Task details »
Beneath this instruction is a block of data; output from it exactly the lines that run from the one containing "s_mx[w] = mx;" through the one containing "const uint8_t* __restrict__", inclusive.

____________

+__device__ __forceinline__ void block_reduce_store(float ss, float mx, float* __restrict__ partial, int64_t slot) {
+    __shared__ float s_ss[BLOCK / AFAN_WAVE];
+    __shared__ float s_mx[BLOCK / AFAN_WAVE];
+    ss = wave_sum(ss);
+    const float nanflag = wave_max((mx != mx) ? 1.f : 0.f);
+    mx = wave_max((mx != mx) ? 0.f : mx);
+    if (nanflag > 0.f) mx = __builtin_nanf("");
+    const int lane = threadIdx.x & 63, w = threadIdx.x >> 6;
+    if (lane == 0) {
+        s_ss[w] = ss;
+        s_mx[w] = mx;
+    }
+    __syncthreads();
+    if (threadIdx.x == 0) {
+        float a = 0.f, b = 0.f;
+#pragma unroll
+        for (int k = 0; k < BLOCK / AFAN_WAVE; ++k) {
+            a += s_ss[k];
+            b = (b != b || s_mx[k] != s_mx[k]) ? __builtin_nanf("") : fmaxf(b, s_mx[k]);
+        }
+        partial[2 * slot] = a;
+        partial[2 * slot + 1] = b;
+    }
+}
+
+__device__ __forceinline__ float absmax_nan(float m, float d) {
+    float a = fabsf(d);
+    return (a != a || m != m) ? __builtin_nanf("") : fmaxf(m, a);
+}
+
+template <typename G, bool CLIP, bool VEC, int T>
+__global__ __launch_bounds__(BLOCK) void pgd_packed_last_kernel(const uint16_t* __restrict__ x0, const G* __restrict__ grad,
+                                                                const uint8_t* __restrict__ codes, float* __restrict__ x32,
+                                                                float* __restrict__ x_adv, uint16_t* __restrict__ shadow,
+                                                                int64_t per_sample, float gamma, float eps,
+                                                                float* __restrict__ partial) {
+    const int64_t b = blockIdx.y;
+    const int64_t base = b * per_sample;
+    const int64_t lo = (int64_t)blockIdx.x * NORM_CHUNK;
+    const int64_t hi = (lo + NORM_CHUNK < per_sample) ? lo + NORM_CHUNK : per_sample;
+    float ss = 0.f, mx = 0.f;
+    if (VEC) {
+        float xc[TRIPS][4], g[TRIPS][4];
+        uint32_t c[TRIPS];
+#pragma unroll
+        for (int r = 0; r < TRIPS; ++r) {
+            const int64_t j = lo + (int64_t)threadIdx.x * 4 + (int64_t)r * (BLOCK * 4);
+            c[r] = 0u;
+            if (j < hi) {
+                const int64_t i = base + j;
+                GradVec4<uint16_t>::ld(x0 + i, xc[r]);
+                GradVec4<G>::ld(grad + i, g[r]);
+                if (T > 0) c[r] = *reinterpret_cast<const uint32_t*>(codes + i);
+            }
+        }
+#pragma unroll
+        for (int r = 0; r < TRIPS; ++r) {
+            const int64_t j = lo + (int64_t)threadIdx.x * 4 + (int64_t)r * (BLOCK * 4);
+            if (j < hi) {
+                const int64_t i = base + j;
+                float xa[4];
+#pragma unroll
+                for (int k = 0; k < 4; ++k)
+                    xa[k] = step_one<CLIP>(replay<CLIP, T>(xc[r][k], (c[r] >> (8 * k)) & 0xffu, gamma, eps), g[r][k], xc[r][k], gamma, eps);
+                Elt<float>::stv(x_adv + i, xa);
+                if (x32) Elt<float>::stv(x32 + i, xc[r]);
+                if (shadow) {
+                    u16x4 s;
+#pragma unroll
+                    for (int k = 0; k < 4; ++k) s[k] = f2bf(xa[k]);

____________

Written answer »
+        s_mx[w] = mx;
+    }
+    __syncthreads();
+    if (threadIdx.x == 0) {
+        float a = 0.f, b = 0.f;
+#pragma unroll
+        for (int k = 0; k < BLOCK / AFAN_WAVE; ++k) {
+            a += s_ss[k];
+            b = (b != b || s_mx[k] != s_mx[k]) ? __builtin_nanf("") : fmaxf(b, s_mx[k]);
+        }
+        partial[2 * slot] = a;
+        partial[2 * slot + 1] = b;
+    }
+}
+
+__device__ __forceinline__ float absmax_nan(float m, float d) {
+    float a = fabsf(d);
+    return (a != a || m != m) ? __builtin_nanf("") : fmaxf(m, a);
+}
+
+template <typename G, bool CLIP, bool VEC, int T>
+__global__ __launch_bounds__(BLOCK) void pgd_packed_last_kernel(const uint16_t* __restrict__ x0, const G* __restrict__ grad,
+                                                                const uint8_t* __restrict__ codes, float* __restrict__ x32,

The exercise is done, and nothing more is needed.